During the late nineteenth and early twentieth centuries, immigrants to the United States tended to come from southern and eastern Europe. Although many chose to emigrate on the basis of cultural factors such as educational opportunities or political and religious freedom, immigrants generally benefited economically, having calculated the costs of emigrating, differences in the cost of living, and differences in wages and income between the home and host countries. However, during the late nineteenth and early twentieth centuries, many immigrants—often as many as half by nationality—returned to their native countries after realizing that temporary economic gains made in the United States would provide them with permanent investments back home.

The U.S. economy also benefited from immigration. The availability of relatively cheap, low-skilled immigrant labor helped fuel the rapid industrial expansion and development of the United States. Many immigrants’ willingness to work longer hours for less pay reduced the price of labor for rapidly growing industries. However, the nation’s economic gains did not come without social costs—anti-immigrant bigotry, racial tensions, and labor conflicts. The Know-Nothing (American) Party opposed immigration in the mid-1800s; the Molly Maguires (Irish coal miners) arranged for an end of Chinese immigration in the late 1800s; and the Ku Klux Klan of the 1920s was extremely anti-immigrant after World War I race riots occurred when returning veterans demanded jobs held by African Americans.

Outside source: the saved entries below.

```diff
+        const uint32_t lo = (uint32_t)(8 * kh) * (uint32_t)s.L + (uint32_t)pc;
+#pragma unroll
+        for (int kb = 0; kb < KBM; ++kb)
+#pragma unroll
+            for (int e = 0; e < 8; ++e) {
+                const int u = 16 * kb + e;
+                float& a = xa[kb][e];
+                float& x2v = xs[kb][SUM ? e : 0];
+                if (u + 8 < s.K && (!cat || u + 8 < s.C1 || u >= s.C1)) {
+                    a = ((cat && u >= s.C1) ? s.x2 + (int64_t)(u - s.C1) * s.L : s.x1 + (int64_t)u * s.L)[lo];
+                    if (SUM) x2v = (s.x2 + (int64_t)u * s.L)[lo];
+                } else {
+                    const int chc = min(u + 8 * kh, s.K - 1);
+                    a = (chc < s.C1 ? s.x1 + (int64_t)chc * s.L : s.x2 + (int64_t)(chc - s.C1) * s.L)[pc];
+                    if (SUM) x2v = (s.x2 + (int64_t)chc * s.L)[pc];
+                }
+            }
+    };
+    load_tile(shape(), t);
+    for (; t < nt; t += tstride) {
+        const Sh s = shape();
+        const int p = t * 32 + n;
+        const bool keep = p < s.L;
+        const int pc = min(p, s.L - 1);
+        const uint32_t loff = (uint32_t)(4 * kh) * (uint32_t)s.L + (uint32_t)pc;
+        auto load_res = [&](int mt, float (&dst)[16]) {
+#pragma unroll
+            for (int r = 0; r < 16; ++r) {
+                const int urow = mt * 32 + 8 * (r >> 2) + (r & 3);
+                dst[r] = (s.res + (int64_t)min(urow, s.M - 1) * s.L)[urow + 4 * kh < s.M ? loff : (uint32_t)pc];
+            }
+        };
+        float rv[NPF > 0 ? NPF : 1][16];
+        if (has_res) {
+#pragma unroll
+            for (int mt = 0; mt < NPF; ++mt) load_res(mt, rv[mt]);
+        }
+        float xr[KBM][8];
+#pragma unroll
+        for (int kb = 0; kb < KBM; ++kb)
+#pragma unroll
+            for (int e = 0; e < 8; ++e) {
+                float v = xa[kb][e];
+                if (SUM) v += xs[kb][e];
+                const float mk = 16 * kb + 8 * kh + e < s.K ? 1.f : 0.f;
+                xr[kb][e] = keep ? v * mk : 0.f;
+            }
+        if (t + tstride < nt) load_tile(s, t + tstride);
+        if (k.ln_w) {
+            const float inv = 1.f / (float)s.K;
+            float sm = 0.f;
+#pragma unroll
+            for (int kb = 0; kb < KBM; ++kb)
+#pragma unroll
+                for (int e = 0; e < 8; ++e) sm += xr[kb][e];
+            sm += __shfl_xor(sm, 32, 64);
+#pragma unroll
+            for (int kb = 0; kb < KBM; ++kb)
+#pragma unroll
+                for (int e = 0; e < 8; ++e) xr[kb][e] = fmaf(-inv, sm, xr[kb][e]);
+            float q = 0.f;
+#pragma unroll
+            for (int kb = 0; kb < KBM; ++kb)
+#pragma unroll
+                for (int e = 0; e < 8; ++e) {
+                    const float d = (16 * kb + 8 * kh + e < s.K) ? xr[kb][e] : 0.f;
+                    q = fmaf(d, d, q);
+                }
+            q += __shfl_xor(q, 32, 64);
+            const float rstd = 1.f / sqrtf(q * inv + k.ln_eps);
+#pragma unroll
+            for (int kb = 0; kb < KBM; ++kb)
+#pragma unroll
+                for (int e = 0; e < 8; ++e) {
+                    const float g = valu_copy(s_ln[16 * kb + 8 * kh + e]), be = valu_copy(s_ln[16 * KBM + 16 * kb + 8 * kh + e]);
+                    xr[kb][e] = xr[kb][e] * rstd * g + be;
+                }
+        }
+        u32x4 xl[KBM][3];
+#pragma unroll
+        for (int kb = 0; kb < KBM; ++kb) split8(xr[kb], xl[kb][0], xl[kb][1], xl[kb][2]);
+#pragma unroll
+        for (int mt = 0; mt < MTN; ++mt) {
+            __builtin_amdgcn_sched_barrier(0);
+            float rl[16];
+            if (mt >= NPF && has_res) load_res(mt, rl);
+            f32x16 acc, alo;
+#pragma unroll
+            for (int r = 0; r < 16; ++r) acc[r] = alo[r] = 0.f;
+            const u32x4* wl = &Ws[mt * KBM * 3 * 64 + lane];
+#pragma unroll
+            for (int kb = 0; kb < KBM; ++kb) {
+                const u32x4 w[3] = {wl[(kb * 3 + 0) * 64], wl[(kb * 3 + 1) * 64], wl[(kb * 3 + 2) * 64]};
+                mac6(w, xl[kb], acc, alo);
+            }
+            acc += alo;
+#pragma unroll
+            for (int g = 0; g < 4; ++g) {
+                const float4 b4 = *reinterpret_cast<const float4*>(&s_bias[mt * 32 + 8 * g + 4 * kh]);
+                const float bv[4] = {valu_copy(b4.x), valu_copy(b4.y), valu_copy(b4.z), valu_copy(b4.w)};
+#pragma unroll
+                for (int i = 0; i < 4; ++i) {
+                    const int r = 4 * g + i, urow = mt * 32 + 8 * g + i;
+                    float o = acc[r] + bv[i];
+                    if (act) o = o >= 0.f ? o : slope * o;
+                    if (has_res) o += mt < NPF ? rv[mt < NPF ? mt : 0][r] : rl[r];
+                    if (keep && urow + 4 * kh < s.M) (s.out + (int64_t)urow * s.L)[loff] = o;
+                }
+            }
+        }
+    }
+}
+
 constexpr int BEM_X6_MAXK_LN = 1024;
 template <int MTW, int NSUB, bool SUM, bool VEC, bool LN>
 __global__ __launch_bounds__(256, 2) void pw_x6_stream_kernel(PwX k) {
@@ -715,6 +870,14 @@
 
 extern "C" int bem_pack_pw_weight_x6(const float* W, float* Wp, int nsets, int M, int K, void* stream) {
     return bem_pack_pw_weight_x6_strided(W, Wp, nsets, M, K, (int64_t)M * K, K, 1, stream);
+}
+
+static int x6_cu_count() {
+    static int ncu[64] = {};
+    int dev = 0;
+    if (hipGetDevice(&dev) != hipSuccess || dev < 0 || dev >= 64) return 0;
+    if (!ncu[dev] && hipDeviceGetAttribute(&ncu[dev], hipDeviceAttributeMultiprocessorCount, dev) != hipSuccess) ncu[dev] = 0;
+    return ncu[dev];
 }
 
 extern "C" int bem_pw_gemm_x6_f32(const bem_pw_args* a, void* stream) {
@@ -744,7 +907,22 @@
     const bool sum = a->in_mode == 1;
     const bool al = (((uintptr_t)a->x1 | (uintptr_t)(a->x2 ? a->x2 : a->x1) | (uintptr_t)a->out | (uintptr_t)(a->res ? a->res : a->out)) & 7) == 0;
     const bool vec = a->L % 2 == 0 && al;
-#define BEM_X6_RES(KBM, NSUB, MTW)                                                                       \
+    static const bool pipe = !(getenv("BEM_X6_PIPE") && atoi(getenv("BEM_X6_PIPE")) == 0);
+    const int ncu = pipe ? x6_cu_count() : 0;
+    if (ncu > 0 && k.KB <= 3 && k.MT <= 3 && a->out_mode == 0 && a->M >= 8 && (int64_t)a->B * cdiv(a->L, 32) >= 8 * 4 * 2 * (int64_t)ncu) {
+        dim3 grid((unsigned)std::max(1, std::min(cdiv(a->L, 128), cdiv(2 * ncu, a->B))), 1, a->B);
+#define BEM_X6_PIPE(KBM, MTN)                                                      \
+    do {                                                                           \
+        if (sum) pw_x6_pipe_kernel<KBM, MTN, true><<<grid, 256, 0, s>>>(k);         \
+        else pw_x6_pipe_kernel<KBM, MTN, false><<<grid, 256, 0, s>>>(k);            \
+    } while (0)
+        if (k.MT == 1) BEM_X6_PIPE(3, 1);
+        else if (k.MT == 2) BEM_X6_PIPE(3, 2);
+        else BEM_X6_PIPE(3, 3);
+#undef BEM_X6_PIPE
+        return bem_check_launch("pw_x6_pipe");
+    }
+#define BEM_X6_RES(KBM, NSUB, MTW)                                                                    \
     do {                                                                                                 \
         dim3 grid(cdiv(a->L, 128 * NSUB), 1, a->B);                                                      \
                     \
```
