constexpr double kFmRate = 384000.0;
constexpr double kPcmRate = 48000.0;
constexpr double kAmRate = 48000.0;
constexpr double kIfAtten = 140.0;
constexpr double kR8bAtten = 180.0, kR8bPassFrac = 0.98;
constexpr double kAudioAtten = 180.0;
constexpr int FMR_MODE_NONE = -1;
constexpr int C_AGC = 256, C_DC = 64, C_DE = 256, C_AM = 256, C_AM_DE = 128, K_AF_ITERS = 6;
#ifndef FMR_C_PLL_MIN
#define FMR_C_PLL_MIN 32
#endif
constexpr int C_PLL_MIN = FMR_C_PLL_MIN;
constexpr long long kSmallCall = 8192;
constexpr int kCPllSmall = 16;
constexpr unsigned kAgcWaitTicks = 50000000u;
constexpr int K_AGC_ITERS = 6, K_PLL_ITERS = 4;

template <class T>
struct DevBuf {
  T *p = nullptr;
  size_t n = 0;
  int alloc(size_t count) {
    n = count ? count : 1;
    HIPCHK(hipMalloc((void **)&p, n * sizeof(T)));
    HIPCHK(hipMemset(p, 0, n * sizeof(T)));
    return FMR_OK;
  }
  void release() { if (p) (void)hipFree(p); p = nullptr; }
};

struct KernelTime { const char *name; hipEvent_t a, b; };

}

using namespace fmr;

struct EnvKnobs {
  bool serial = false;
  int pipeline = -1;
#ifdef FMR_AB_PARTNERS
  int test_agc_late = 0;
#endif
  int fe_cus = 0;
  bool debug_taps = false;
  bool host_prof = false;
  bool no_fused = false;
#ifdef FMR_AB_PARTNERS
  bool pll_v1 = false;
#else
  static constexpr bool pll_v1 = false;
  static constexpr int test_agc_late = 0;
#endif
  double pll_rtol = -1.0;
  bool fe_stamps = false;
  bool evt_markers = false;
#ifdef FMR_DIAG_KNOBS
  int x_spare_aside = -1;
  int x_cpll = 0;
  int x_ballast = 0;
  int x_amtol = 0;
  int x_sumw = -1;
#else
  static constexpr int x_spare_aside = -1, x_cpll = 0, x_ballast = 0, x_sumw = -1, x_amtol = 0;
#endif
  static bool on(const char *n) { const char *e = getenv(n); return e && e[0] == '1'; }
  static bool set(const char *n) { return getenv(n) != nullptr; }
  void load() {
    serial = on("FMR_SERIAL"); debug_taps = on("FMR_DEBUG_TAPS");
    auto num = [](const char *n, int dflt) { const char *e = getenv(n); return (e && e[0]) ? atoi(e) : dflt; };
    pipeline = num("FMR_PIPELINE", -1); fe_cus = num("FMR_FE_CUS", 0);
    host_prof = on("FMR_HOST_PROF"); no_fused = on("FMR_NO_FUSED");
    fe_stamps = on("FMR_FE_STAMPS"); evt_markers = on("FMR_EVT_MARKERS");
#ifdef FMR_AB_PARTNERS
    test_agc_late = num("FMR_TEST_AGC_LATE", 0); pll_v1 = set("FMR_PLL_V1");
#endif
    if (const char *e = getenv("FMR_PLL_RTOL")) if (e[0]) pll_rtol = atof(e);
#ifdef FMR_DIAG_KNOBS
    x_spare_aside = num("FMR_X_SPARE_ASIDE", -1); x_cpll = num("FMR_X_CPLL", 0); x_ballast = num("FMR_X_BALLAST", 0); x_sumw = num("FMR_X_SUMW", -1); x_amtol = num("FMR_X_AMTOL", 0);
#endif
  }
};
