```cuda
int b200_attention_core_f32(const float* qk, const float* vT, const float* w3, const float* bv, const float* b3,
                            const float* x, float* out, double* qstats, int nimg, int t, int c, float out_scale,
                            int operand_f16, void* stream) {
  B200_REQUIRE(tc_attn_supported(t, c), "attention_core: only T=256, C=256 is implemented (got T=%d C=%d)", t, c);
  TcAttnDesc d; memset(&d, 0, sizeof(d));
  d.qk = qk; d.vT = vT; d.w3 = w3; d.bv = bv; d.b3 = b3; d.x = x; d.out = out; d.qstats = qstats;
  d.nimg = nimg; d.T = t; d.C = c; d.out_scale = out_scale; d.f16 = operand_f16 ? 1 : 0;
  TcAttnPlan* pl = nullptr;
  if (int r = tc_attn_plan_create(d, &pl)) return r;
  const int r = tc_attn_launch(pl, static_cast<cudaStream_t>(stream));
  tc_attn_plan_destroy(pl);
  return r;
}

int b200_gemm_nt_f32(const float* a, long long lda, int a_batch_rows, const float* w, long long ldw, int w_batch_rows,
                     int nbatch, int m, int n, int k, const float* bias, int round_tf32, float* out, long long ldo,
                     int impl, void* stream) {
  B200_REQUIRE(a && w && out && nbatch > 0, "gemm_nt: bad argument");
  cudaStream_t st = static_cast<cudaStream_t>(stream);
  Epilogue ep; memset(&ep, 0, sizeof(ep));
  ep.bias = bias; ep.scale = 1.f; ep.round_tf32 = round_tf32; ep.rows_per_img = m; ep.out = out; ep.ld_out = ldo;
  if (impl == 1 || impl == 2) {
    TcGemmDesc d; memset(&d, 0, sizeof(d));
    d.f16 = impl == 2;
    d.a1 = a; d.C1 = k; d.conv = 0; d.taps = 1; d.a_ld = lda; d.a_batch_rows = a_batch_rows;
    d.a_rows = a_batch_rows ? (long long)a_batch_rows * (nbatch - 1) + m : m;
    d.w = w; d.N_total = n; d.K_total = k; d.w_ld = ldw; d.w_batch_rows = w_batch_rows;
    d.w_rows = w_batch_rows ? (long long)w_batch_rows * (nbatch - 1) + n : n;
    d.nbatch = nbatch; d.M_per_batch = m; d.epi = ep;
    TcGemmPlan* pl = nullptr;
    if (int r = tc_gemm_plan_create(d, &pl)) return r;
    const int r = tc_gemm_launch(pl, st);
    tc_gemm_plan_destroy(pl);
    return r;
  }
  SimtConv s; memset(&s, 0, sizeof(s));
  s.x1 = a; s.C1 = k; s.ld1 = lda; s.in_scale = 1.f; s.H = m; s.W = 1; s.R = s.S = 1; s.stride = 1; s.pad = 0;
  s.OH = m; s.OW = 1; s.nbatch = nbatch; s.a_batched = a_batch_rows != 0; s.w = w; s.N = n;
  s.w_batch_stride = (long long)w_batch_rows * ldw; s.w_ld = ldw; s.epi = ep;
  B200_REQUIRE(!a_batch_rows || a_batch_rows == m, "gemm_nt(simt): a_batch_rows must be 0 or m");
  return launch_conv_simt(s, st);
}

}
```

score_sde_pytorch_b200/csrc/gemm_tc.cu:

```cuda
#include "kernels.h"
#include <cuda.h>
#include <cudaTypedefs.h>
#include <cuda_fp16.h>
#include "wgmma.cuh"
#include <mutex>
#include <cstdlib>
#include <cstring>

namespace b200 {

namespace {

constexpr int BM = 128;
constexpr int BKE = 32;
constexpr int A_STAGE_BYTES = BM * BKE * 4;

constexpr int HALO_XS = 4;
constexpr int HALO_X_BYTES = 40 * 1024;
constexpr int HALO_WS = 4;

struct TcParams {
  CUtensorMap tmA1, tmA2, tmW;
  CUtensorMap tmA3, tmA4, tmW2;
  CUtensorMap tmH1, tmH2;
  int halo;
  int halo_dh_bytes;
  int halo_copy_bytes;
  int halo_prefetch;
  int chunk_major;
  int conv, H, W, taps, pad, S, stride;
  int kchunks1, kchunks2, C1;
  int kchunks3, kchunks4, C3;
  int N_total, tiles_n;
  int nbatch, tiles_m_per_batch, M_per_batch;
  int a_batch_rows, w_batch_rows;
  int f16;
  int bke;
  int swap;
  double* qstats;
  long long total_tiles;
  Epilogue epi;
};

__device__ __forceinline__ uint32_t smem_u32(const void* p) { return (uint32_t)__cvta_generic_to_shared(p); }
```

The Immigration Act of 1924, a result of the determination of the Ku Klux Klan and other groups to stop immigration after World War I, significantly diminished mass immigration until after World War II, when immigration resumed its steady increase. Like their predecessors, immigrants in the latter half of the twentieth century based the decision to emigrate on economic and cultural factors. For example, people were more likely to relocate to the United States if their native countries had less political freedom than the United States or if their country became involved in crisis or conflict. In addition, proximity to the United States, fluency in English, and levels of higher education increased the likelihood of immigration. On the other hand, immigration slowed when wages in source countries became higher than those in the United States. On arrival in the United States, immigrants often lagged behind in terms of earning potential, but they usually caught up with and sometimes surpassed native-born Americans of similar socioeconomic backgrounds within a generation.

After the passage of the Immigration Act of 1965, which removed restrictions on immigration to the United States from non-European nations, immigration began to increase from developing regions including India, China, the Middle East, and sub-Saharan Africa. In addition, the number of illegal Mexican immigrants looking for employment and a better life increased dramatically. Since the 1990s, the United States has offered amnesty programs allowing many illegal Mexican immigrants to file for citizenship. The increasing population of unskilled immigrants has sometimes burdened state and federal welfare systems and contributed to a decline in domestic unskilled wages. However, the number of highly skilled and educated immigrants from the same regions has also increased, a “brain drain” that has significantly benefited the United States. Taking into consideration both low-skilled and high-skilled immigrants, the United States has enjoyed a net benefit from immigration during the period since 1980.